→ **What the task requires**: From the entries, copy each line that includes "koff".

Data extracted from a collection
* * * * * * *

template <typename F>
static int run_multi_cat_dense(const void *const *h_codes, const int64_t *h_ncols,
                               const int32_t *h_drop, int n_cats, int64_t n, const F *d, const F *M,
                               int64_t m, int order_f, F *out, hipStream_t st,
                               const int32_t *rows = nullptr, int64_t n_rows = 0) {
    CatSet cs;
    int rc = make_catset(h_codes, h_ncols, h_drop, n_cats, &cs);
    if (rc) return rc;
    const int64_t total = (int64_t)cs.total * m;
    if (total == 0) return TM_OK;
    if (rows != nullptr) n = n_rows;
    if (n == 0) {
        TM_HIP(hipMemsetAsync(out, 0, sizeof(F) * (size_t)total, st));
        return TM_OK;
    }
    {
        constexpr int VEC = MCW_VEC;
        constexpr int TJW = 16 * VEC;
        const size_t tile_b = ((sizeof(lds_acc_t) * (size_t)cs.total * TJW + 15) / 16) * 16;
        const size_t lds_w = tile_b + (size_t)16 * MCW_RS * (sizeof(F) + (size_t)n_cats * sizeof(int));
        if (!order_f && n_cats <= 8 && m >= VEC && m % VEC == 0 &&
            (reinterpret_cast<uintptr_t>(M) & 15) == 0 && lds_w <= 150 * 1024 &&
            (int64_t)cs.total * TJW * (int64_t)sizeof(lds_acc_t) < (1ll << 30)) {
            const int64_t n_parts = ceil_div(m, TJW);
            const int64_t stride = (int64_t)cs.total * TJW;
            int64_t nblk = std::max<int64_t>(1, tune("catdense_rounds", 1) * NUM_CU / n_parts);
            nblk = std::min<int64_t>(nblk, std::max<int64_t>(1, ceil_div(n, 4096)));
            const int64_t rpb = ceil_div(ceil_div(n, nblk), MCW_RS) * MCW_RS;
            nblk = ceil_div(n, rpb);
            const size_t tmp_bytes = ((sizeof(F) * (size_t)(n_parts * stride) + 255) / 256) * 256;
            void *wsv = nullptr;
            rc = get_workspace(tmp_bytes + sizeof(F) * (size_t)(n_parts * nblk * stride) + 256, &wsv, st);
            if (rc) return rc;
            F *tmp = reinterpret_cast<F *>(wsv);
            F *ws = reinterpret_cast<F *>(reinterpret_cast<char *>(wsv) + tmp_bytes);
            auto gow = [&](auto kern) -> int {
                TM_HIP(hipFuncSetAttribute(reinterpret_cast<const void *>(kern),
                                           hipFuncAttributeMaxDynamicSharedMemorySize, (int)lds_w));
                prof_begin(st);
                const int nw_dflt = (sizeof(F) == 8 && tile_b > 64 * 1024) ? 8 : 16;
                const int nw = (int)std::min<int64_t>(16, std::max<int64_t>(4, tune("catdense_waves", nw_dflt)));
                hipLaunchKernelGGL(kern, dim3((unsigned)nblk, (unsigned)n_parts), dim3(nw * 64), lds_w, st,
                                   cs, d, M, n, m, rpb, ws, stride, rows, wg_log_ptr());
                prof_end(st);
                TM_LAUNCH_CHECK();
                return TM_OK;
            };
            if (n_cats == 1) rc = gow(&multi_cat_dense_wide_kernel<F, 1>);
            else if (n_cats == 2) rc = gow(&multi_cat_dense_wide_kernel<F, 2>);
            else if (n_cats == 3) rc = gow(&multi_cat_dense_wide_kernel<F, 3>);
            else if (n_cats == 4) rc = gow(&multi_cat_dense_wide_kernel<F, 4>);
            else if (n_cats == 5) rc = gow(&multi_cat_dense_wide_kernel<F, 5>);
            else if (n_cats == 6) rc = gow(&multi_cat_dense_wide_kernel<F, 6>);
            else if (n_cats == 7) rc = gow(&multi_cat_dense_wide_kernel<F, 7>);
            else rc = gow(&multi_cat_dense_wide_kernel<F, 8>);
            if (rc) return rc;
            rc = launch_reduce_partials<F>(ws, stride, (int)nblk, (int)n_parts, tmp, n_parts * stride,
                                           false, st);
            if (rc) return rc;
            hipLaunchKernelGGL((multi_cat_untile_kernel<F>), dim3((unsigned)ceil_div(total, 256)),
                               dim3(256), 0, st, tmp, (int64_t)cs.total, m, TJW, out);
            TM_LAUNCH_CHECK();
            return TM_OK;
        }
    }
    if (rows != nullptr) {
        set_error("multi_cat_dense: the row-list form needs the wide-load path");
        return TM_EUNSUPPORTED;
    }
    int TJ = 64;
    while (TJ > 1 && sizeof(lds_acc_t) * (size_t)cs.total * TJ > HIST_LDS_MAX) TJ >>= 1;
    while (TJ > 1 && TJ / 2 >= m) TJ >>= 1;
    if (sizeof(lds_acc_t) * (size_t)cs.total * TJ > HIST_LDS_MAX) {
        set_error("multi_cat_dense: %d stacked categories exceed the LDS tile", cs.total);
        return TM_EUNSUPPORTED;
    }
    const int64_t n_parts = ceil_div(m, TJ);
    const int64_t stride = (int64_t)cs.total * TJ;
    const size_t lds = sizeof(lds_acc_t) * (size_t)stride;
    int64_t nblk = std::max<int64_t>(1, NUM_CU / n_parts);
    nblk = std::min<int64_t>(nblk, std::max<int64_t>(1, ceil_div(n, 4096)));
    const int64_t rpb = ceil_div(n, nblk);
    nblk = ceil_div(n, rpb);
    const size_t tmp_bytes = ((sizeof(F) * (size_t)(n_parts * stride) + 255) / 256) * 256;
    void *wsv = nullptr;
    rc = get_workspace(tmp_bytes + sizeof(F) * (size_t)(n_parts * nblk * stride) + 256, &wsv, st);
    if (rc) return rc;
    F *tmp = reinterpret_cast<F *>(wsv);
    F *ws = reinterpret_cast<F *>(reinterpret_cast<char *>(wsv) + tmp_bytes);
    auto go = [&](auto kern) -> int {
        if (lds > 48 * 1024)
            TM_HIP(hipFuncSetAttribute(reinterpret_cast<const void *>(kern),
                                       hipFuncAttributeMaxDynamicSharedMemorySize, (int)lds));
        prof_begin(st);
        hipLaunchKernelGGL(kern, dim3((unsigned)nblk, (unsigned)n_parts), dim3(1024), lds, st, cs, d,
                           M, n, m, rpb, ws, stride);
        prof_end(st);
        TM_LAUNCH_CHECK();
        return TM_OK;
    };
#define TM_MCD_CASE(V)                                                                       \
    case V:                                                                                  \
        if (order_f) rc = go(&multi_cat_dense_f_kernel<F, V>);                               \
        else if (n_cats == 1) rc = go(&multi_cat_dense_c_kernel<F, V, 1>);                   \
        else if (n_cats == 2) rc = go(&multi_cat_dense_c_kernel<F, V, 2>);                   \
        else if (n_cats == 3) rc = go(&multi_cat_dense_c_kernel<F, V, 3>);                   \
        else if (n_cats == 4) rc = go(&multi_cat_dense_c_kernel<F, V, 4>);                   \
        else rc = go(&multi_cat_dense_c_kernel<F, V, 0>);                                    \
        break;
    switch (TJ) {
        TM_MCD_CASE(64)
        TM_MCD_CASE(32)
        TM_MCD_CASE(16)
        TM_MCD_CASE(8)
        TM_MCD_CASE(4)
        TM_MCD_CASE(2)
        TM_MCD_CASE(1)
        default:
            rc = TM_EINVAL;
    }
#undef TM_MCD_CASE
    if (rc) return rc;
    rc = launch_reduce_partials<F>(ws, stride, (int)nblk, (int)n_parts, tmp, n_parts * stride, false,
                                   st);
    if (rc) return rc;
    hipLaunchKernelGGL((multi_cat_untile_kernel<F>), dim3((unsigned)ceil_div(total, 256)),
                       dim3(256), 0, st, tmp, (int64_t)cs.total, m, TJ, out);
    TM_LAUNCH_CHECK();
    return TM_OK;
}

template <typename F, typename IX>
static int run_multi_cat_sparse_rows(const void *const *h_codes, const int64_t *h_ncols,
                                     const int32_t *h_drop, int n_cats, const F *cm_data,
                                     const IX *cm_ind, const int32_t *ranges, const int32_t *rows,
                                     int64_t n_sel, int64_t m, const F *d_sel, F *out, hipStream_t st);

template <typename F>
static int run_multi_cat_sparse(const void *const *h_codes, const int64_t *h_ncols,
                                const int32_t *h_drop, int n_cats, int64_t n, const F *d,
                                const F *vals, const unsigned *koff, const unsigned char *ecol,
                                const int64_t *gptr, int64_t m, int slab_rows, int group_cols,
                                F *out, hipStream_t st) {
    CatSet cs;
    int rc = make_catset(h_codes, h_ncols, h_drop, n_cats, &cs);
    if (rc) return rc;
    const int64_t total = (int64_t)cs.total * m;
// ... 4 lines not shown
    }
    const int64_t stride = (int64_t)cs.total * group_cols;
    const size_t tile_bytes = ((sizeof(lds_acc_t) * (size_t)cs.total * (group_cols + 1) + 15) / 16) * 16;
    if (tile_bytes > HIST_LDS_MAX) {
        set_error("multi_cat_sparse: %d stacked categories exceed the LDS tile", cs.total);
        return TM_EUNSUPPORTED;
    }
    const int nw = (int)std::min<int64_t>(16, std::max<int64_t>(4, tune("catsparse_waves", 16)));
    const size_t stage_bytes = (size_t)nw * slab_rows * (sizeof(F) + sizeof(int32_t) * (size_t)n_cats);
    const bool stage = tile_bytes + stage_bytes <= 150 * 1024;
    const size_t lds = tile_bytes + (stage ? stage_bytes : 0);
    const int n_groups = (int)ceil_div(m, group_cols);
    const int64_t n_slabs = ceil_div(n, slab_rows);
    int64_t nblk = std::max<int64_t>(1, tune("catsparse_rounds", 1) * NUM_CU / n_groups);
    nblk = std::min<int64_t>(nblk, n_slabs);
    const int64_t spb = ceil_div(n_slabs, nblk);
    nblk = ceil_div(n_slabs, spb);
    const size_t tmp_bytes = ((sizeof(F) * (size_t)(n_groups * stride) + 255) / 256) * 256;
    void *wsv = nullptr;
    rc = get_workspace(tmp_bytes + sizeof(F) * (size_t)((int64_t)n_groups * nblk * stride) + 256,
                       &wsv, st);
    if (rc) return rc;
    F *tmp = reinterpret_cast<F *>(wsv);
    F *ws = reinterpret_cast<F *>(reinterpret_cast<char *>(wsv) + tmp_bytes);
    if (stage && n_cats <= 8 && slab_rows == 128) {
        auto kpf = n_cats == 1   ? &multi_cat_sparse_pf_kernel<F, 1>
                   : n_cats == 2 ? &multi_cat_sparse_pf_kernel<F, 2>
                   : n_cats == 3 ? &multi_cat_sparse_pf_kernel<F, 3>
                   : n_cats == 4 ? &multi_cat_sparse_pf_kernel<F, 4>
                   : n_cats == 5 ? &multi_cat_sparse_pf_kernel<F, 5>
                   : n_cats == 6 ? &multi_cat_sparse_pf_kernel<F, 6>
                   : n_cats == 7 ? &multi_cat_sparse_pf_kernel<F, 7>
                                 : &multi_cat_sparse_pf_kernel<F, 8>;
        if (lds > 48 * 1024)
            TM_HIP(hipFuncSetAttribute(reinterpret_cast<const void *>(kpf),
                                       hipFuncAttributeMaxDynamicSharedMemorySize, (int)lds));
        prof_begin(st);
        hipLaunchKernelGGL(kpf, dim3((unsigned)nblk, (unsigned)n_groups), dim3(nw * 64), lds, st, cs, d,
                           vals, koff, ecol, gptr, n_groups, n_slabs, spb, group_cols, n, ws, stride,
                           wg_log_ptr());
        prof_end(st);
        TM_LAUNCH_CHECK();
    } else {
        auto kern = stage ? &multi_cat_sparse_kernel<F, true> : &multi_cat_sparse_kernel<F, false>;
        if (lds > 48 * 1024)
            TM_HIP(hipFuncSetAttribute(reinterpret_cast<const void *>(kern),
                                       hipFuncAttributeMaxDynamicSharedMemorySize, (int)lds));
        prof_begin(st);
        hipLaunchKernelGGL(kern, dim3((unsigned)nblk, (unsigned)n_groups), dim3(nw * 64), lds, st, cs,
                           d, vals, koff, ecol, gptr, n_groups, n_slabs, spb, slab_rows, group_cols,
                           n, ws, stride);
        prof_end(st);
        TM_LAUNCH_CHECK();
    }
    rc = launch_reduce_partials<F>(ws, stride, (int)nblk, n_groups, tmp,
                                   (int64_t)n_groups * stride, false, st);
    if (rc) return rc;
    hipLaunchKernelGGL((multi_cat_untile_kernel<F>), dim3((unsigned)ceil_div(total, 256)),
                       dim3(256), 0, st, tmp, (int64_t)cs.total, m, group_cols, out);
    TM_LAUNCH_CHECK();
    return TM_OK;
}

* * * * * * *

→ **Task solution**:
                                const F *vals, const unsigned *koff, const unsigned char *ecol,
                           vals, koff, ecol, gptr, n_groups, n_slabs, spb, group_cols, n, ws, stride,
                           d, vals, koff, ecol, gptr, n_groups, n_slabs, spb, slab_rows, group_cols,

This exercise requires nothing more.